* _Task description_
For the listing below, return the line containing "std::vector<float> repack_conv(const float*", the line containing "std::vector<float> repack_convT(const float*", and all lines in between, exactly as written and nothing else.

* _Given entries_
=== Section Start ===

template <int MB, bool SPLIT>
__global__ void __launch_bounds__(256)
icon_up_mfma_kernel(const float* __restrict__ x, int Cin, int D, int H, int W,
                    const float* __restrict__ wk , const float* __restrict__ bias,
                    const float* __restrict__ bn_scale, const float* __restrict__ bn_shift,
                    float* __restrict__ out, int Cout, int Dc, int Hc, int Wc, int ntxb, long long nunits) {
    __shared__ float red[SPLIT ? 3 * MB * 2 * 4 * 64 : 1];
    const int lane = threadIdx.x & 63, wave = threadIdx.x >> 6;
    const long long unit = SPLIT ? (long long)blockIdx.x : (long long)blockIdx.x * 4 + wave;
    if (unit >= nunits) return;
    const int txb = (int)(unit % ntxb);
    const int rowi = (int)(unit / ntxb);
    const int oy = rowi % Hc, oz = rowi / Hc;
    const int co0 = blockIdx.y * 16;
    const int pz = oz & 1, py = oy & 1, tz = oz >> 1, ty = oy >> 1;
    const int col = lane & 15, kq = lane >> 4;
    const long long plane = (long long)D * H * W;
    f32x4m acc[MB][2];
#pragma unroll
    for (int m = 0; m < MB; ++m)
#pragma unroll
        for (int p = 0; p < 2; ++p) acc[m][p] = f32x4m{0.0f, 0.0f, 0.0f, 0.0f};
    const int tx0 = txb * MB * 16 + col;
    for (int a = SPLIT ? (wave >> 1) : 0; a < (SPLIT ? (wave >> 1) + 1 : 2); ++a) {
        const int kz = pz ? 2 * a : 1 + 2 * a, iz = pz ? tz + 1 - a : tz - a;
        if ((unsigned)iz >= (unsigned)D) continue;
        for (int b = SPLIT ? (wave & 1) : 0; b < (SPLIT ? (wave & 1) + 1 : 2); ++b) {
            const int ky = py ? 2 * b : 1 + 2 * b, iy = py ? ty + 1 - b : ty - b;
            if ((unsigned)iy >= (unsigned)H) continue;
            const float* xrow = x + ((long long)iz * H + iy) * W;
            const float* wt = wk + (long long)((kz * 4 + ky) * 4) * Cout + co0 + col;
            for (int ci0 = 0; ci0 < Cin; ci0 += 4) {
                const int ci = ci0 + kq;
                const float* wp = wt + (long long)ci * 64 * Cout;
                const float w0 = wp[0], w1 = wp[Cout], w2 = wp[2 * Cout], w3 = wp[3 * Cout];
                const float* xp = xrow + ci * plane;
                float xm[MB], xc[MB], xq[MB];
#pragma unroll
                for (int m = 0; m < MB; ++m) {
                    const int tx = tx0 + m * 16;
                    xm[m] = (unsigned)(tx - 1) < (unsigned)W ? leaky(xp[tx - 1]) : 0.0f;
                    xc[m] = tx < W ? leaky(xp[tx]) : 0.0f;
                    xq[m] = tx + 1 < W ? leaky(xp[tx + 1]) : 0.0f;
                }
#pragma unroll
                for (int m = 0; m < MB; ++m) {
                    acc[m][0] = __builtin_amdgcn_mfma_f32_16x16x4f32(w1, xc[m], acc[m][0], 0, 0, 0);
                    acc[m][1] = __builtin_amdgcn_mfma_f32_16x16x4f32(w0, xq[m], acc[m][1], 0, 0, 0);
                }
#pragma unroll
                for (int m = 0; m < MB; ++m) {
                    acc[m][0] = __builtin_amdgcn_mfma_f32_16x16x4f32(w3, xm[m], acc[m][0], 0, 0, 0);
                    acc[m][1] = __builtin_amdgcn_mfma_f32_16x16x4f32(w2, xc[m], acc[m][1], 0, 0, 0);
                }
            }
        }
    }
    if constexpr (SPLIT) {
        if (wave > 0) {
#pragma unroll
            for (int m = 0; m < MB; ++m)
#pragma unroll
                for (int p = 0; p < 2; ++p)
#pragma unroll
                    for (int r = 0; r < 4; ++r) red[((((wave - 1) * MB + m) * 2 + p) * 4 + r) * 64 + lane] = acc[m][p][r];
        }
        __syncthreads();
        if (wave > 0) return;
#pragma unroll
        for (int w = 0; w < 3; ++w)
#pragma unroll
            for (int m = 0; m < MB; ++m)
#pragma unroll
                for (int p = 0; p < 2; ++p)
#pragma unroll
                    for (int r = 0; r < 4; ++r) acc[m][p][r] += red[(((w * MB + m) * 2 + p) * 4 + r) * 64 + lane];
    }
    int z0, z1, y0, y1;
    float a0, a1, b0, b1;
    up_src(oz, D, z0, z1, a0, a1);
    up_src(oy, H, y0, y1, b0, b1);
    const long long oplane = (long long)Dc * Hc * Wc;
    const int nxt = (Wc + 1) / 2;
#pragma unroll
    for (int m = 0; m < MB; ++m) {
        const int tx = tx0 + m * 16;
        if (tx >= nxt) continue;
#pragma unroll
        for (int r = 0; r < 4; ++r) {
            const int co = co0 + 4 * kq + r;
            const float* p = x + co * plane;
            auto at = [&](int zz, int yy, int xx) { return p[((long long)zz * H + yy) * W + xx]; };
            float v[2];
#pragma unroll
            for (int px = 0; px < 2; ++px) {
                int x0, x1;
                float c0, c1;
                up_src(2 * tx + px, W, x0, x1, c0, c1);
                const float res = a0 * (b0 * (c0 * at(z0, y0, x0) + c1 * at(z0, y0, x1)) + b1 * (c0 * at(z0, y1, x0) + c1 * at(z0, y1, x1))) +
                                  a1 * (b0 * (c0 * at(z1, y0, x0) + c1 * at(z1, y0, x1)) + b1 * (c0 * at(z1, y1, x0) + c1 * at(z1, y1, x1)));
                const float t = (acc[m][px][r] + bias[co]) + res;
                v[px] = t * bn_scale[co] + bn_shift[co];
            }
            float* o = out + co * oplane + ((long long)oz * Hc + oy) * Wc + 2 * tx;
            if (2 * tx + 1 < Wc) { pair_store(o, v[0], v[1]); }
            else o[0] = v[0];
        }
    }
}

template <int XT>
__global__ void __launch_bounds__(256)
icon_last_conv_kernel(const float* __restrict__ x, int Cin, int D, int H, int W,
                      const float* __restrict__ wk , const float* __restrict__ bias, float* __restrict__ out, float div) {
    const int nxq = (W + XT - 1) / XT;
    const long long total = (long long)D * H * nxq;
    const long long id = (long long)blockIdx.x * 256 + threadIdx.x;
    if (id >= total) return;
    const int xq = (int)(id % nxq);
    const int y = (int)((id / nxq) % H), z = (int)(id / ((long long)nxq * H));
    const int xs = XT * xq;
    const long long plane = (long long)D * H * W;
    float acc[XT][3];
#pragma unroll
    for (int v = 0; v < XT; ++v)
#pragma unroll
        for (int j = 0; j < 3; ++j) acc[v][j] = 0.0f;
    for (int ci = 0; ci < Cin; ++ci) {
        const float* xp = x + ci * plane;
        const float* wp = wk + (long long)ci * 27 * 3;
#pragma unroll
        for (int dz = 0; dz < 3; ++dz)
#pragma unroll
            for (int dy = 0; dy < 3; ++dy) {
                const int iz = z + dz - 1, iy = y + dy - 1;
                const bool rowok = (unsigned)iz < (unsigned)D && (unsigned)iy < (unsigned)H;
                const float* rp = xp + ((long long)(rowok ? iz : 0) * H + (rowok ? iy : 0)) * W;
                float in[XT + 2];
#pragma unroll
                for (int e = 0; e < XT + 2; ++e) {
                    const int ix = xs - 1 + e;
                    in[e] = rowok && (unsigned)ix < (unsigned)W ? rp[ix] : 0.0f;
                }
#pragma unroll
                for (int dx = 0; dx < 3; ++dx) {
                    const float* w = wp + ((dz * 3 + dy) * 3 + dx) * 3;
#pragma unroll
                    for (int v = 0; v < XT; ++v)
#pragma unroll
                        for (int j = 0; j < 3; ++j) acc[v][j] = fmaf(in[v + dx], w[j], acc[v][j]);
                }
            }
    }
#pragma unroll
    for (int j = 0; j < 3; ++j)
#pragma unroll
        for (int v = 0; v < XT; ++v)
            if (xs + v < W) {
                const float r = acc[v][j] + bias[j];
                out[j * plane + ((long long)z * H + y) * W + xs + v] = div == 1.0f ? r : r / div;
            }
}

__global__ void __launch_bounds__(256) copy_f32_kernel(const float* __restrict__ src, float* __restrict__ dst, long long n) {
    const long long n4 = n >> 2;
    const long long stride = (long long)gridDim.x * 256;
    if (((reinterpret_cast<size_t>(src) | reinterpret_cast<size_t>(dst)) & 15) == 0) {
        for (long long i = (long long)blockIdx.x * 256 + threadIdx.x; i < n4; i += stride)
            reinterpret_cast<float4*>(dst)[i] = reinterpret_cast<const float4*>(src)[i];
        for (long long i = 4 * n4 + (long long)blockIdx.x * 256 + threadIdx.x; i < n; i += stride) dst[i] = src[i];
    } else {
        for (long long i = (long long)blockIdx.x * 256 + threadIdx.x; i < n; i += stride) dst[i] = src[i];
    }
}

int copy_f32(const float* src, float* dst, long long n, hipStream_t st) {
    long long blocks = (n / 4 + 255) / 256;
    if (blocks < 1) blocks = 1;
    if (blocks > 4096) blocks = 4096;
    copy_f32_kernel<<<(unsigned)blocks, 256, 0, st>>>(src, dst, n);
    OAI_CHECK_LAUNCH();
    return OAI_OK;
}

struct NetWeights {
    float* down_w[5]; float* down_b[5];
    float* up_w[5]; float* up_b[5]; float* bn_s[5]; float* bn_t[5];
    float* last_w; float* last_b;
};

}

struct IconStep {
    enum Kind { POOL, UNET, CHAIN } kind;
    int lvl = 0;
    int net = -1;
    size_t src = 0, src2 = 0, dst = 0;
    bool has_start = false, has_image = false;
    size_t start = 0;
    int nf = 0;
    size_t field[OAI_WARP_CHAIN_MAX_FIELDS];
    int field_lvl[OAI_WARP_CHAIN_MAX_FIELDS];
};

struct oai_icon {
    std::vector<NetWeights> net;
    std::vector<oai_icon_node> nodes;
    int root = 0;
    int D, H, W;
    std::vector<void*> allocs;
    std::vector<IconStep> steps;
    size_t off_A = 0, off_B = 0, off_phi = 0, off_unet = 0, ws_floats = 0;
    int nets_at_level[8] = {0, 0, 0, 0, 0, 0, 0, 0};
    int chain_len = 0;
    bool use_graph = true, graph_broken = false;
    bool pad_front = true;
    hipStream_t cap_stream = nullptr;
    hipGraphExec_t gexec = nullptr;
    void* g_ws = nullptr;
    long long replays = 0, direct_runs = 0;
};

namespace {

int upload(oai_icon* h, const std::vector<float>& v, float** dst) {
    void* d = nullptr;
    OAI_CHECK_HIP(hipMalloc(&d, v.size() * sizeof(float)));
    h->allocs.push_back(d);
    OAI_CHECK_HIP(hipMemcpy(d, v.data(), v.size() * sizeof(float), hipMemcpyHostToDevice));
    *dst = (float*)d;
    return OAI_OK;
}

std::vector<float> repack_conv(const float* w, int co_n, int ci_n, int taps) {
    std::vector<float> o((size_t)co_n * ci_n * taps);
    for (int co = 0; co < co_n; ++co)
        for (int ci = 0; ci < ci_n; ++ci)
            for (int t = 0; t < taps; ++t) o[((size_t)ci * taps + t) * co_n + co] = w[((size_t)co * ci_n + ci) * taps + t];
    return o;
}
std::vector<float> repack_convT(const float* w, int ci_n, int co_n, int taps) {
    std::vector<float> o((size_t)co_n * ci_n * taps);
    for (int ci = 0; ci < ci_n; ++ci)
        for (int co = 0; co < co_n; ++co)
            for (int t = 0; t < taps; ++t) o[((size_t)ci * taps + t) * co_n + co] = w[((size_t)ci * co_n + co) * taps + t];
    return o;
}

struct Dims { int d[6][3]; long long vox[6]; };

Dims level_dims(int D, int H, int W) {
    Dims r;
    r.d[0][0] = D; r.d[0][1] = H; r.d[0][2] = W;
    for (int l = 1; l < 6; ++l) for (int i = 0; i < 3; ++i) r.d[l][i] = (r.d[l - 1][i] + 1) / 2;
    for (int l = 0; l < 6; ++l) r.vox[l] = (long long)r.d[l][0] * r.d[l][1] * r.d[l][2];
    return r;
}

size_t unet_carve(float* ws, const Dims& dm, float* cat[5], float*& bottom) {
    oai::Ws w(ws);
    for (int l = 0; l < 5; ++l) cat[l] = w.take<float>((size_t)(kUpOut[l] + kDown[l]) * dm.vox[l]);
    bottom = w.take<float>((size_t)kDown[5] * dm.vox[5]);
    return w.off / 4;
}

size_t unet_ws_floats(int D, int H, int W) {
    float *cat[5], *bottom;
    return unet_carve(nullptr, level_dims(D, H, W), cat, bottom);
}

=== Section End ===

* _Result below_
std::vector<float> repack_conv(const float* w, int co_n, int ci_n, int taps) {
    std::vector<float> o((size_t)co_n * ci_n * taps);
    for (int co = 0; co < co_n; ++co)
        for (int ci = 0; ci < ci_n; ++ci)
            for (int t = 0; t < taps; ++t) o[((size_t)ci * taps + t) * co_n + co] = w[((size_t)co * ci_n + ci) * taps + t];
    return o;
}
std::vector<float> repack_convT(const float* w, int ci_n, int co_n, int taps) {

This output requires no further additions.